The world seemed to close in on her, and she realized it was because he still held her wrists, his thumb moving in lazy circles across her skin. His gentle caress set off an intense yearning in her. She wanted to be closer to him, but he deliberately held her at a distance. She yearned for him to let down his defenses, to erase the differences that kept them apart. It hurt more than when he had taunted her with his sarcasm and neglect.

“This can go no further.” He shoved her away from him.

His denial scourged her like a knotted whip. Tears stung her eyes, but she refused to shed them, refused to let Devon have the satisfaction of his denial of her.
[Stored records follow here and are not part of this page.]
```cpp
int backbone_backward(sslcr_net* n, int npass, hipStream_t st) {
  sslcr_ctx* c = n->ctx;
  const int low = lowest_trainable(n);
  if (low >= 60) return 0;
  Backward b;
  b.n = n; b.c = c; b.st = st; b.dt = c->dtype; b.es = c->esz();
  b.P = n->pass; b.npass = npass; b.N = n->pass[0].N;
  b.d = make_dims(n->pass[0].H, n->pass[0].W);
  b.bn_stride = npass > 1 ? (int)(n->pass[1].bn[0].scale - n->pass[0].bn[0].scale) : 0;
  const Dims& d = b.d; const int N = b.N;
  b.unit = (((size_t)N * d.ph * d.pw * 64 * b.es) + 255) & ~(size_t)255;
  const size_t stem_sz = (((size_t)N * d.oh0 * d.ow0 * 64 * b.es) + 255) & ~(size_t)255;
  TRYI(c->scratch.ensure(kKinds * npass * b.unit + stem_sz));
  b.S = (char*)c->scratch.p;
  size_t hi_pending = n->goff[60];
  int bucket = 1;
  for (int p = 0; p < npass; ++p)
    TRY(launch_avgpool_bwd(b.dt, n->dE[p], b.buf(b.kOut, p, (size_t)N * d.lh[7] * d.lw[7] * 512 * b.es), N, d.lh[7] * d.lw[7], 512, st));
  for (int i = 7; i >= 0; --i) {
    b.enter(i);
    TRYI(b.block());
    const bool need_dx = low < b.B->pstart;
    if (need_dx) {
      TRYI(b.input_grad());
      const int t = b.kOut; b.kOut = b.kXin; b.kXin = t;
    }
    if (i == 6 || i == 4 || i == 2) {
      TRYI(launch_bucket_allreduce(n, bucket++, n->goff[b.B->pstart], hi_pending, st));
      hi_pending = n->goff[b.B->pstart];
    }
    if (!need_dx) break;
  }
  if (low < 3)
    for (int p = 0; p < npass; ++p) TRYI(b.stem(p));
  TRYI(launch_bucket_allreduce(n, bucket, 0, hi_pending, st));
  return 0;
}

int net_forward(sslcr_net* n, int train, const void* const* xs, int in_f32, int N, int H, int W, float* feats, float* logits, hipStream_t st) {
  if (!(train ? n->packed_train : n->packed_eval)) TRYI(sslcr_net_pack(n, train ? 1 : 2, st));
  const int npass_ = n->triplet ? 3 : 1;
  if (n->n8 > 0 && !n->f8_cal[train ? 0 : 1]) {
    n->f8_calib_pass = true;
    TRYI(alloc_heads(n, N));
    int rc = 0;
    for (int i = 0; i < npass_ && rc == 0 && train; ++i)
      rc = backbone_forward_train(n, n->pass[i], xs[i], in_f32, N, H, W, n->triplet ? 1 : 3, st);
    if (!train) rc = backbone_forward_eval(n, xs, npass_, in_f32, N, H, W, n->dE, st);
    n->f8_calib_pass = false;
    if (rc) return rc;
    n->f8_cal[train ? 0 : 1] = true;
  }
  if (n->n8 > 0) TRY(launch_fp8_scale_update(n->f8slots, n->n8, st));
  if (train) n->packed_eval = false;
  const int npass = n->triplet ? 3 : 1;
  TRYI(alloc_heads(n, N));
  float* E[3] = {nullptr, nullptr, nullptr};
  const bool segs = train && npass == 3 && segments_servable(n, N, H, W);
  if (train) n->last_segments = segs;
  if (segs) {
    TRYI(backbone_forward_train_segments(n, xs, in_f32, N, H, W, st));
    for (int i = 0; i < npass; ++i) E[i] = n->pass[i].E;
  }
  for (int i = 0; i < npass && !segs && train; ++i) {
    TRYI(backbone_forward_train(n, n->pass[i], xs[i], in_f32, N, H, W, n->triplet ? 1 : 3, st));
    E[i] = n->pass[i].E;
  }
  if (!train) {
    for (int i = 0; i < npass; ++i) E[i] = n->dE[i];
    TRYI(backbone_forward_eval(n, xs, npass, in_f32, N, H, W, E, st));
  }
  TRYI(heads_forward(n, E, npass, N, st));
  if (feats) TRY(hipMemcpyAsync(feats, n->feats, (size_t)N * 768 * 4, hipMemcpyDeviceToDevice, st));
  if (logits) TRY(hipMemcpyAsync(logits, n->logits, (size_t)N * n->ncls * 4, hipMemcpyDeviceToDevice, st));
  n->last_N = N; n->last_npass = train ? npass : 0;
// ... 609 lines not shown
```

### ssl_cr_histo_amd/csrc/kernels.hpp

```cpp
#pragma once
#include <string>

#include "common.hpp"
#include "launch.hpp"
#include "../../include/sslcr.h"

namespace sslcr {

using ConvArgs = sslcr_conv_desc;
using WgradArgs = sslcr_wgrad_desc;
using StemArgs = sslcr_stem_desc;
using StemWgradArgs = sslcr_stem_wgrad_desc;
using BnFinalizeArgs = sslcr_bn_finalize_desc;
using BnActArgs = sslcr_bn_act_desc;
using PoolFwdArgs = sslcr_pool_fwd_desc;
using PoolBwdArgs = sslcr_pool_bwd_desc;
using BnBwdArgs = sslcr_bn_bwd_desc;
using LossArgs = sslcr_loss_desc;
using LossOpts = sslcr_loss_opts;
using TensorDesc = sslcr_tensor_desc;
using OptArgs = sslcr_opt_desc;
using PackArgs = sslcr_pack_desc;
using Fp8Args = sslcr_fp8_desc;
using PackFp8Args = sslcr_pack_fp8_desc;

inline std::string karg(const char* s) { return s; }
inline std::string karg(bool v) { return v ? "true" : "false"; }
inline std::string karg(int v) { return std::to_string(v); }
template <class... A>
std::string kname(const char* kernel, A... args) {
  std::string s = std::string("sslcr::") + kernel;
  const char* sep = "<";
  ((s += sep + karg(args), sep = ", "), ...);
  return sizeof...(A) ? s + ">" : s;
}
template <typename T> constexpr const char* ktype() { return sizeof(T) == 2 ? "unsigned short" : "float"; }
struct InstName {
  template <class I> const char* operator()(I) const {
    static const std::string s = I::spell();
    return s.c_str();
  }
};

enum class ConvRoute { H16, PP64, HALO256, HALO, S2, S2D, DMA, IGEMM };
struct ConvPlan {
  ConvRoute route;
  int param;
  int rows;
  bool seg_ok;
  bool ok;
  bool par4_one_launch;
  const char* name;
};
ConvPlan conv_plan(int dtype, const ConvArgs& a);
hipError_t launch_conv(int dtype, const ConvArgs& a, const ConvPlan& p, hipStream_t st);
inline hipError_t launch_conv(int dtype, const ConvArgs& a, hipStream_t st) { return launch_conv(dtype, a, conv_plan(dtype, a), st); }
inline const char* conv_kernel_name(int dtype, const ConvArgs& a) { return conv_plan(dtype, a).name; }
inline int conv_partials_rows(const ConvArgs& a) { return conv_plan(DT_BF16, a).rows; }
inline bool conv_segments_ok(int dtype, const ConvArgs& a) { return conv_plan(dtype, a).seg_ok; }
enum class WgradRoute { HALO, HALO_DMA, S2, GENERIC };
struct WgradPlan {
  WgradRoute route;
  int tw, KH;
  bool ok;
  const char* name;
};
WgradPlan wgrad_plan(int dtype, const WgradArgs& a);
hipError_t launch_wgrad(int dtype, const WgradArgs& a, const WgradPlan& p, hipStream_t st);
inline hipError_t launch_wgrad(int dtype, const WgradArgs& a, hipStream_t st) { return launch_wgrad(dtype, a, wgrad_plan(dtype, a), st); }
inline const char* wgrad_kernel_name(int dtype, const WgradArgs& a) { return wgrad_plan(dtype, a).name; }
inline bool wgrad_dma_used(int dtype, const WgradArgs& a) { return wgrad_plan(dtype, a).route == WgradRoute::HALO_DMA; }
int conv_igemm_rows(const ConvArgs& a);
hipError_t launch_igemm(int dtype, const ConvArgs& a, hipStream_t st);
const char* conv_igemm_name(int dtype, const ConvArgs& a);
int conv_halo_tw(int dtype, const ConvArgs& a);
int conv_halo_tiles(const ConvArgs& a, int tw);
hipError_t launch_conv_halo(int dtype, const ConvArgs& a, int tw, hipStream_t st);
const char* conv_halo_name(int dtype, const ConvArgs& a, int tw);
int conv_halo256_mode(int dtype, const ConvArgs& a);
int conv_halo256_tiles(const ConvArgs& a, int mode);
hipError_t launch_conv_halo256(int dtype, const ConvArgs& a, int mode, hipStream_t st);
const char* conv_halo256_name(int dtype, const ConvArgs& a, int mode);
int conv_h16_mode(const ConvArgs& a, int q);
int conv_h16_rows(const ConvArgs& a);
hipError_t launch_conv_h16(int dtype, const ConvArgs& a, int mode, hipStream_t st);
const char* conv_h16_name(int dtype, const ConvArgs& a, int mode);
bool conv_pp64_ok(int dtype, const ConvArgs& a);
hipError_t launch_conv_pp64(const ConvArgs& a, hipStream_t st);
const char* conv_pp64_name(const ConvArgs& a);
int conv_pp64_rows(const ConvArgs& a);
int conv_dma_bp(int dtype, const ConvArgs& a);
int conv_dma_rows(const ConvArgs& a, int bp);
hipError_t launch_conv_dma(int dtype, const ConvArgs& a, int bp, hipStream_t st);
const char* conv_dma_name(int dtype, int bp);
bool conv_s2_ok(int dtype, const ConvArgs& a);
bool conv_s2_pair_ok(int dtype, const ConvArgs& a, const ConvArgs& d);
int conv_s2_rows(const ConvArgs& a);
hipError_t launch_conv_s2(const ConvArgs& a, const ConvArgs* d, hipStream_t st);
const char* conv_s2_name(const ConvArgs& a, bool pair);
bool conv_s2d_ok(int dtype, const ConvArgs& a);
hipError_t launch_conv_s2d(const ConvArgs& a, hipStream_t st);
const char* conv_s2d_name();
int conv_fp8_mode(const ConvArgs& a);
int conv_fp8_rows(const ConvArgs& a);
const char* conv_fp8_name(const ConvArgs& a);
hipError_t launch_conv_fp8(const ConvArgs& a, const Fp8Args& q, hipStream_t st);
hipError_t launch_pack_fp8(const PackFp8Args& a, hipStream_t st);
hipError_t launch_fp8_scale_update(float* slots, int n, hipStream_t st);
hipError_t launch_wgrad_generic(int dtype, const WgradArgs& a, hipStream_t st);
const char* wgrad_generic_name(int dtype, const WgradArgs& a);
int wgrad_halo_tw(const WgradArgs& a);
int wgrad_halo_splits(const WgradArgs& a, int tw, int kh);
hipError_t launch_wgrad_halo(int dtype, const WgradArgs& a, const WgradPlan& p, hipStream_t st);
const char* wgrad_halo_name(int dtype, int tw, int kh);
bool wgrad_dma_ok(int dtype, const WgradArgs& a, int splits);
const char* wgrad_dma_name(const WgradArgs& a, int tw);
hipError_t launch_wgrad_dma(const WgradArgs& a, int tw, int tps, int ntiles, int splits, void* slabs, hipStream_t st);
hipError_t launch_probe_tr16(const uint16_t* in, const int* byte_addr, uint16_t* out, hipStream_t st);
bool wgrad_s2_ok(int dtype, const WgradArgs& a);
hipError_t launch_wgrad_s2(const WgradArgs& a, hipStream_t st);
const char* wgrad_s2_name(const WgradArgs& a);
hipError_t launch_stem(int dtype, const StemArgs& a, hipStream_t st);
int stem_partials_rows(const StemArgs& a);
hipError_t launch_stem_wgrad(int dtype, const StemWgradArgs& a, hipStream_t st);
hipError_t launch_stem_wgrad_pool(int dtype, const StemWgradArgs& a, const sslcr_bn_bwd_desc& b, hipStream_t st);
bool stem_pool_ok(int dtype, const StemArgs& a, int POH, int POW);
hipError_t launch_stem_pool(int dtype, const StemArgs& a, int POH, int POW, hipStream_t st);
hipError_t launch_bn_finalize(const BnFinalizeArgs& a, hipStream_t st);
hipError_t launch_bn_act(int dtype, const BnActArgs& a, hipStream_t st);
hipError_t launch_bn_relu_maxpool(int dtype, const PoolFwdArgs& a, hipStream_t st);
hipError_t launch_maxpool_relu_bwd(int dtype, const PoolBwdArgs& a, hipStream_t st);
hipError_t launch_avgpool_fwd(int dtype, const void* x, float* y, int N, int HW, int C, hipStream_t st);
hipError_t launch_avgpool_bwd(int dtype, const float* dy, void* dx, int N, int HW, int C, hipStream_t st);
hipError_t launch_bn_bwd_reduce(int dtype, const BnBwdArgs& a, hipStream_t st);
hipError_t launch_bn_bwd_apply(int dtype, const BnBwdArgs& a, hipStream_t st);
bool bn_bwd_pair_ok(const BnBwdArgs& a, const BnBwdArgs& b);
hipError_t launch_bn_bwd_reduce_pair(int dtype, const BnBwdArgs& a, const BnBwdArgs& b, int keep_g, hipStream_t st);
hipError_t launch_bn_bwd_apply_pair(int dtype, const BnBwdArgs& a, const BnBwdArgs& b, int from_g, hipStream_t st);
hipError_t launch_bn_param_grads(const double* sums, const float* invstd, float* dgamma, float* dbeta, int C, hipStream_t st);
hipError_t launch_bn_param_grads_scaled(const double* sums, const float* invstd, float* dgamma, float* dbeta, int C, float scale, hipStream_t st);
hipError_t launch_linear_fwd(const float* x, const float* w, const float* b, float* y, int M, int N, int K, int relu, hipStream_t st);
hipError_t launch_linear_bwd(const float* x, const float* w, const float* dy, const float* yact, float* dx, float* dw, float* db,
                             int M, int N, int K, int dx_accumulate, float* scratch, hipStream_t st);
hipError_t launch_loss(const LossArgs& a, hipStream_t st);
hipError_t launch_loss_ex(const LossArgs& a, const LossOpts& o, hipStream_t st);
hipError_t launch_ce_denominator(const int64_t* y, int n, int C, const float* w, int ignore_index, float* out2, hipStream_t st);
inline LossOpts loss_opts_default() {
  LossOpts o;
  o.class_weight = nullptr; o.label_smoothing = 0.f; o.ignore_index = -100; o.threshold = 0.f; o.temperature = 0.f;
  o.denominator = nullptr; o.stats = nullptr;
  return o;
}
inline bool loss_opts_is_default(const LossOpts& o) {
  return !o.class_weight && o.label_smoothing == 0.f && o.ignore_index == -100 && o.threshold == 0.f && o.temperature == 0.f &&
         !o.denominator && !o.stats;
}
inline const char* loss_opts_error(int kind, int C, const LossOpts& o) {
  if (loss_opts_is_default(o)) return nullptr;
  if (kind != 1 && kind != 2) return "loss options apply to the cross-entropy kinds (1, 2) only, not to the MSE kinds (0, 3)";
  if (C > 64) return "C > 64";
  if (!(o.label_smoothing >= 0.f && o.label_smoothing < 1.f)) return "label_smoothing outside [0, 1)";
  if (!(o.threshold >= 0.f && o.threshold <= 1.f)) return "threshold outside [0, 1]";
  if (!(o.temperature >= 0.f)) return "temperature < 0";
  if (kind == 2 && (o.threshold != 0.f || o.temperature != 0.f)) return "threshold / temperature need the consistency term (kind 1)";
  return nullptr;
}
hipError_t launch_softmax_col(const float* logits, float* out, int n, int C, int col, hipStream_t st);
hipError_t launch_predict(const sslcr_predict_desc& a, hipStream_t st);
hipError_t launch_wsi_gather(const sslcr_wsi_gather_desc& a, hipStream_t st);
hipError_t launch_weak_augment(const sslcr_weak_aug_desc& a, hipStream_t st);
hipError_t launch_hed_colour(const sslcr_colour_aug_desc& a, hipStream_t st);
hipError_t launch_brightness_contrast(const sslcr_brightness_contrast_desc& a, hipStream_t st);
hipError_t launch_augv2(const sslcr_augv2_desc& a, hipStream_t st);
hipError_t launch_augv2_colour(const sslcr_augv2_colour_desc& a, hipStream_t st);
struct OptTable { OptArgs row[SSLCR_MAX_OPT_GROUPS]; };
inline OptTable opt_table_noop() {
  OptTable t;
  for (OptArgs& o : t.row) { o.kind = 1; o.lr = 0.f; o.beta1 = 0.f; o.beta2 = 0.f; o.eps = 0.f; o.wd = 0.f; o.momentum = 1.f; o.bc1 = 1.f; o.bc2 = 1.f; o.first_step = 0; o.grad_scale = 0.f; }
  return t;
}
hipError_t launch_optimizer(const TensorDesc* d_descs, int ntensors, int max_n, const OptTable& tab, const float* coef, hipStream_t st);
constexpr int OPT_CHUNK = 2048;
constexpr int OPT_TILE = 16 * 16 * 9;
constexpr int OPT_CHUNK_GROUP_SHIFT = 24;
hipError_t launch_optimizer_chunks(const TensorDesc* d_descs, const void* d_chunks , int nchunks,
                                   const OptTable& tab, const float* coef, hipStream_t st);
constexpr int GRAD_NORM_BLOCKS = 1024;
hipError_t launch_grad_norm(const float* g, size_t n, float max_norm, double* partials , float* out2, hipStream_t st);
hipError_t launch_grad_accumulate(float* dst, const float* src, size_t n, hipStream_t st);
hipError_t launch_axpby(float* p, float* q, size_t n, float alpha, int copy_back, hipStream_t st);
hipError_t launch_fill(float* p, size_t n, float v, hipStream_t st);
hipError_t launch_pack_conv(int dtype, const PackArgs& a, hipStream_t st);
hipError_t launch_pack_stem(int dtype, const PackArgs& a, hipStream_t st);
hipError_t launch_copy2d(float* dst, long ldd, const float* src, long lds, int rows, int w, int accumulate, hipStream_t st);
hipError_t launch_copy2d_multi(float* dst, long ldd, int ndst, long dstep, const float* src, long lds, int nsrc, long sstep, int rows, int w,
                               hipStream_t st);
hipError_t launch_unpack_grad(const float* g, float* out, int K, int C, int RS, hipStream_t st);
int fail(const char* fmt, ...);
int check(hipError_t e, const char* what);

}
```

Frustration slashed a deep, agonizing wound of what could be, and what could never be, and it spiraled uncontrollably, yielding to resentment. Resentment with the way things were, anger for the differences dividing them, and rage against the prospects of no future.

It galled her that he stood pious enough to make the moral decision for both of them. Her weakness toward him chafed raw and blistering. Her mind wavered and shook like a wind-swept leaf, twisting and perverting, she projected months of tension and aggravations, channeling all her vexations on Devon. “What were you really talking about with Mr. Dooley in the courtyard two weeks ago?”

“Now lass, never mind your pretty head about minor things like that.” His face hardened.

“What did Dooley want or what did you want?” He was defensive, hiding something. She was furious with her vulnerability.

“Ah that man,” Devon commented. “For sure, he’s a rascal, that one. He desired counsel on an infirmed relative, is all.” Devon narrowed his eyes. “Is it not right for a man to have a private discussion? His curt voice lashed out, fueling a cruelty rising inside her. She wanted to wound him where it would hurt the most because thorns were weaving around her heart.

“You are a slave. You have no rights.

He glared at her with savage fury.

“What about husbandly rights?” he blasted her. “Ah then−” he bit out with ruthless sarcasm. “There would have to be a woman for that. I believe there will never be enough of a woman in you for that notion. You guard your independence, yet freedom comes with the chains of a desperate promise made long ago in a faraway gaol. One simple promise, Madame, yet you are not woman enough to keep it nor ever will be.” He stalked away from her.